## [TO DO]
Check each line of the material, and show the ones that include the word "DEVINL".

## [AVAILABLE DATA]
# fanzhongyi/diffusion

Measured on AMD Instinct MI355X. Metric: U-Net training images/sec @256 (SD-2-base U-Net, precomputed latents 4x32x32), higher is better.
Workload: dtype bf16; 1 GPU; SD-2-base U-Net train step, latents 4x32x32, text 77x1024, batch 256/GPU (global 256), microbatch 256, AdamW, dp1; global_batch=256, microbatch=256, parallelism=dp1, params=865910724

## Files before the change

diffusion_amd/csrc/gemm_nt.hip:

```cpp
#include <string.h>

#include "common.hpp"
#include "diffusion_amd.h"

namespace {

struct GemmNTParams {
  const bf16* A;
  const bf16* W;
  void* C;
  const float* bias;
  const bf16* rowbias;
  const bf16* R;
  long lda, ldc, ldrb, ldr;
  int M, N, K, Cin;
  int Hin, Win, Hout, Wout;
  int ksize, mode;
  int out_fp32;
  float alpha;
  int tiles_m, tiles_n;
};

constexpr int BM = 128, BN = 128, BK = 64;
constexpr int STAGE_BYTES = (BM + BN) * BK * 2;
// ... 199 lines not shown

int da_gemm_nt_v2_dispatch(int variant, int splits, float* ws, const void* A, long lda, const void* W, void* C, long ldc, const float* bias,
                           const void* rowbias, long ldrb, const void* R, long ldr, int M, int N, int K, int Cin,
                           int Hin, int Win, int Hout, int Wout, int ksize, int mode, int out_fp32, float alpha,
                           hipStream_t stream);

int da_gemm_nt_v3_try(const void* A, long lda, const void* W, void* C, long ldc, const float* bias, const void* R, long ldr,
                      int M, int N, int K, hipStream_t stream);
extern int g_nt_stream, g_nt_stream_lw;
int da_gemm_nt_ws_try(const void* A, long lda, const void* W, const float* bias, const void* R, long ldr, void* C, long ldc,
                      int M, int N, int K, hipStream_t stream);
extern int g_nt_ws;

extern int g_tn_variant;
extern int g_nt_korder;
extern int g_nt_persist;
extern int g_reserve_cus;
extern int g_nt_persist_conv;
extern int g_nt_de;
extern int g_grad_overwrite;
extern int g_attn_fused_bwd;
extern int g_tn_ring, g_tn_ungroup;
extern int g_gn_resident, g_gn_resident_form, g_gn_resident_min_slab;
int da_usable_cus(int cus);
static int g_nt_variant = 0;
static int g_nt_mfma32 = 0;
static int g_nt_splitk = 1;

static int g_nt_dispatch = 1;

// ... 6 lines not shown
  if (N % 160 != 0 && tm * ((N + 127) / 128) >= 200) return 4;
  if (N % 320 == 0 && g_nt_splitk) {
    const long tiles = tm * (N / 320);
    const int nk = K / 64;
    int s = (int)((256 + tiles - 1) / tiles);
    if (s > 8) s = 8;
    while (s > 1 && (nk / s < 8 || (long)s * M * N > ws_floats)) --s;
    if (s > 1 && tiles * s >= 96) {
      *splits = s;
      return 12;
    }
  }
  return 1;
}

static int pick_nt_variant(int M, int N, int K, int Cin, long ws_floats, int* splits) {
  *splits = 1;
  if (Cin % 64 != 0) return 1;
  if (g_nt_variant == 4 || g_nt_variant == 5 || g_nt_variant == 10 || g_nt_variant == 11 || g_nt_variant == 12 || g_nt_variant == 14 ||
      g_nt_variant == 15 || g_nt_variant == 16 || g_nt_variant == 18)
    return g_nt_variant;
  if (g_nt_variant != 0) return 1;
  if (!g_nt_dispatch) return pick_nt_variant_legacy(M, N, K, Cin, ws_floats, splits);
  struct Form { int variant, bm, bn; double step_us, fixed_us; };
  static const Form forms[] = {{12, 256, 320, 1.5, 8.0}, {14, 256, 256, 1.3, 8.0}, {5, 256, 160, 1.16, 6.0}, {18, 384, 128, 1.37, 8.0},
                               {4, 256, 128, 1.07, 5.0}};
  const int nk = K / 64;
  const int ncu = da_usable_cus(256);
  double best = 1e30;
  int best_v = 4, best_s = 1;
  for (const Form& f : forms) {
    const long tiles = ((M + f.bm - 1) / f.bm) * ((N + f.bn - 1) / f.bn);
    for (int s = 1; s <= (g_nt_splitk ? 8 : 1); ++s) {
      if (s > 1 && (nk / s < 4 || (long)s * M * N > ws_floats)) break;
      const long rounds = (tiles * s + ncu - 1) / ncu;
      const int steps = (nk + s - 1) / s;
      double t = (double)rounds * (steps * f.step_us + f.fixed_us);
      if (s > 1) t += 20.0 + ((double)s * M * N * 4.0 + (double)M * N * 2.0) / 5.0e6;
      if (t < best * 0.97) {
        best = t;
        best_v = f.variant;
        best_s = s;
      }
    }
  }
  *splits = best_s;
  if (best_v == 12 && (g_nt_mfma32 == 1 || (g_nt_mfma32 < 0 && K <= 320))) return 15;
  return best_v;
}

extern "C" int da_gemm_nt_variant_for(int M, int N, int K, int Cin, long ws_floats) {
  int s;
// ... 3 lines not shown
extern "C" int da_set_option(const char* key, int value) {
  if (key && !strcmp(key, "gemm_nt_variant")) {
    g_nt_variant = value;
    return DA_OK;
  }
  if (key && !strcmp(key, "gemm_nt_splitk")) {
    g_nt_splitk = value;
    return DA_OK;
  }
  if (key && !strcmp(key, "gemm_nt_dispatch")) {
    g_nt_dispatch = value;
    return DA_OK;
  }
  if (key && !strcmp(key, "gemm_nt_persist")) {
    g_nt_persist = value;
    return DA_OK;
  }
  if (key && !strcmp(key, "gemm_nt_korder")) {
    g_nt_korder = value;
    return DA_OK;
  }
  if (key && !strcmp(key, "gemm_nt_mfma32")) {
    g_nt_mfma32 = value;
    return DA_OK;
  }
  if (key && !strcmp(key, "gemm_tn_variant")) {
    g_tn_variant = value;
    return DA_OK;
  }
  if (key && !strcmp(key, "attn_fused_bwd")) {
// ... 71 lines not shown
  if (mode == 4 && ksize != 3) return DA_ERR_SHAPE;
  if (Hout <= 0 || Wout <= 0 || (M % (Hout * Wout))) return DA_ERR_SHAPE;
  if (R && (ldr & 7)) return DA_ERR_SHAPE;
  if (rowbias && (ldrb & 7)) return DA_ERR_SHAPE;
  if (g_nt_ws && g_nt_variant == 0 && ksize == 1 && mode == 0 && !out_fp32 && alpha == 1.0f && !rowbias) {
    const int rc = da_gemm_nt_ws_try(A, lda, W, bias, R, ldr, C, ldc, M, N, K, stream);
    if (rc >= 0) return rc;
  }
  if (g_nt_stream && g_nt_variant == 0 && ksize == 1 && mode == 0 && !out_fp32 && alpha == 1.0f && !rowbias &&
      (g_nt_stream == 2 || (K <= 640 && (long)((M + 127) / 128) * ((N + 319) / 320) >= 512))) {
    const int rc = da_gemm_nt_v3_try(A, lda, W, C, ldc, bias, R, ldr, M, N, K, stream);
    if (rc >= 0) return rc;
  }
  {
    int splits = 1;
    const int variant = pick_nt_variant(M, N, K, Cin, splitk_ws ? splitk_ws_floats : 0, &splits);
    if (variant != 1)
      return da_gemm_nt_v2_dispatch(variant, splits, splitk_ws, A, lda, W, C, ldc, bias, rowbias, ldrb, R, ldr, M, N, K, Cin, Hin, Win,
                                    Hout, Wout, ksize, mode, out_fp32, alpha, stream);
  }
  GemmNTParams p;
  p.A = (const bf16*)A; p.W = (const bf16*)W; p.C = C; p.bias = bias;
  p.rowbias = (const bf16*)rowbias; p.R = (const bf16*)R;
  p.lda = lda; p.ldc = ldc; p.ldrb = ldrb; p.ldr = ldr;
  p.M = M; p.N = N; p.K = K; p.Cin = Cin;
  p.Hin = Hin; p.Win = Win; p.Hout = Hout; p.Wout = Wout;
  p.ksize = ksize; p.mode = mode; p.out_fp32 = out_fp32; p.alpha = alpha;
  p.tiles_m = (M + BM - 1) / BM;
  p.tiles_n = (N + BN - 1) / BN;
  static unsigned long long attr_done = 0;
  if (da_ensure_dyn_smem((const void*)gemm_nt_kernel, SMEM_BYTES, &attr_done) != DA_OK) return DA_ERR_LAUNCH;
// ... 5 lines not shown
```

diffusion_amd/csrc/gemm_nt_v2.hip:

```cpp
#include "common.hpp"
#include "diffusion_amd.h"
#ifndef NT2_NT
#define NT2_NT 0
#endif
#if NT2_NT
#define NTST st8_nt
#else
#define NTST st8
#endif


#ifndef NT2_CT
#define NT2_CT 1
#endif

int g_nt_persist = -1;
int g_reserve_cus = 0;
int g_nt_persist_conv = 1;
int g_nt_de = 1;
int da_usable_cus(int cus) {
  int n = cus - g_reserve_cus;
  return n < 32 ? 32 : n;
}

namespace {

struct GemmNT2Params {
  const bf16* A;
  const bf16* W;
  void* C;
  const float* bias;
  const bf16* rowbias;
  const bf16* R;
  long lda, ldc, ldrb, ldr;
  int M, N, K, Cin;
  int Hin, Win, Hout, Wout;
  int ksize, mode;
  int out_fp32;
  float alpha;
  int tiles_m, tiles_n;
  int splits, ksteps_per_split;
  long slab_stride;
  bf16* G;
  long ldg;
  int inner;
  int total_blocks;
  FastDiv div_hw, div_w;
  FastDiv div_nblk, div_tn;
  int korder;
};

__device__ __attribute__((aligned(256))) unsigned char g_zero_page[256];

template <int BK>
DEVINL int swz_key(int row) { return BK == 64 ? ((row >> 1) & 7) : ((row >> 2) & 3); }
template <int BK>
DEVINL int swz2(int row, int chunk) { return row * (BK * 2) + ((chunk ^ swz_key<BK>(row)) << 4); }

DEVINL void lds_barrier() {
  asm volatile("s_waitcnt lgkmcnt(0)" ::: "memory");
  __builtin_amdgcn_s_barrier();
  asm volatile("" ::: "memory");
}

// ... 4 lines not shown
    if (threadIdx.x == 0 && g_stamp_buf) g_stamp_buf[(long)vblock * 16 + (i)] = __builtin_amdgcn_s_memtime(); \
  } while (0)
extern "C" int da_debug_set_stamps(void* buf) {
  return hipMemcpyToSymbol(HIP_SYMBOL(g_stamp_buf), &buf, sizeof(buf)) == hipSuccess ? 0 : -1;
}
#else
#define STAMP(i) do {} while (0)
#endif
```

## [RESULT OF THIS TASK]
DEVINL int swz_key(int row) { return BK == 64 ? ((row >> 1) & 7) : ((row >> 2) & 3); }
DEVINL int swz2(int row, int chunk) { return row * (BK * 2) + ((chunk ^ swz_key<BK>(row)) << 4); }
DEVINL void lds_barrier() {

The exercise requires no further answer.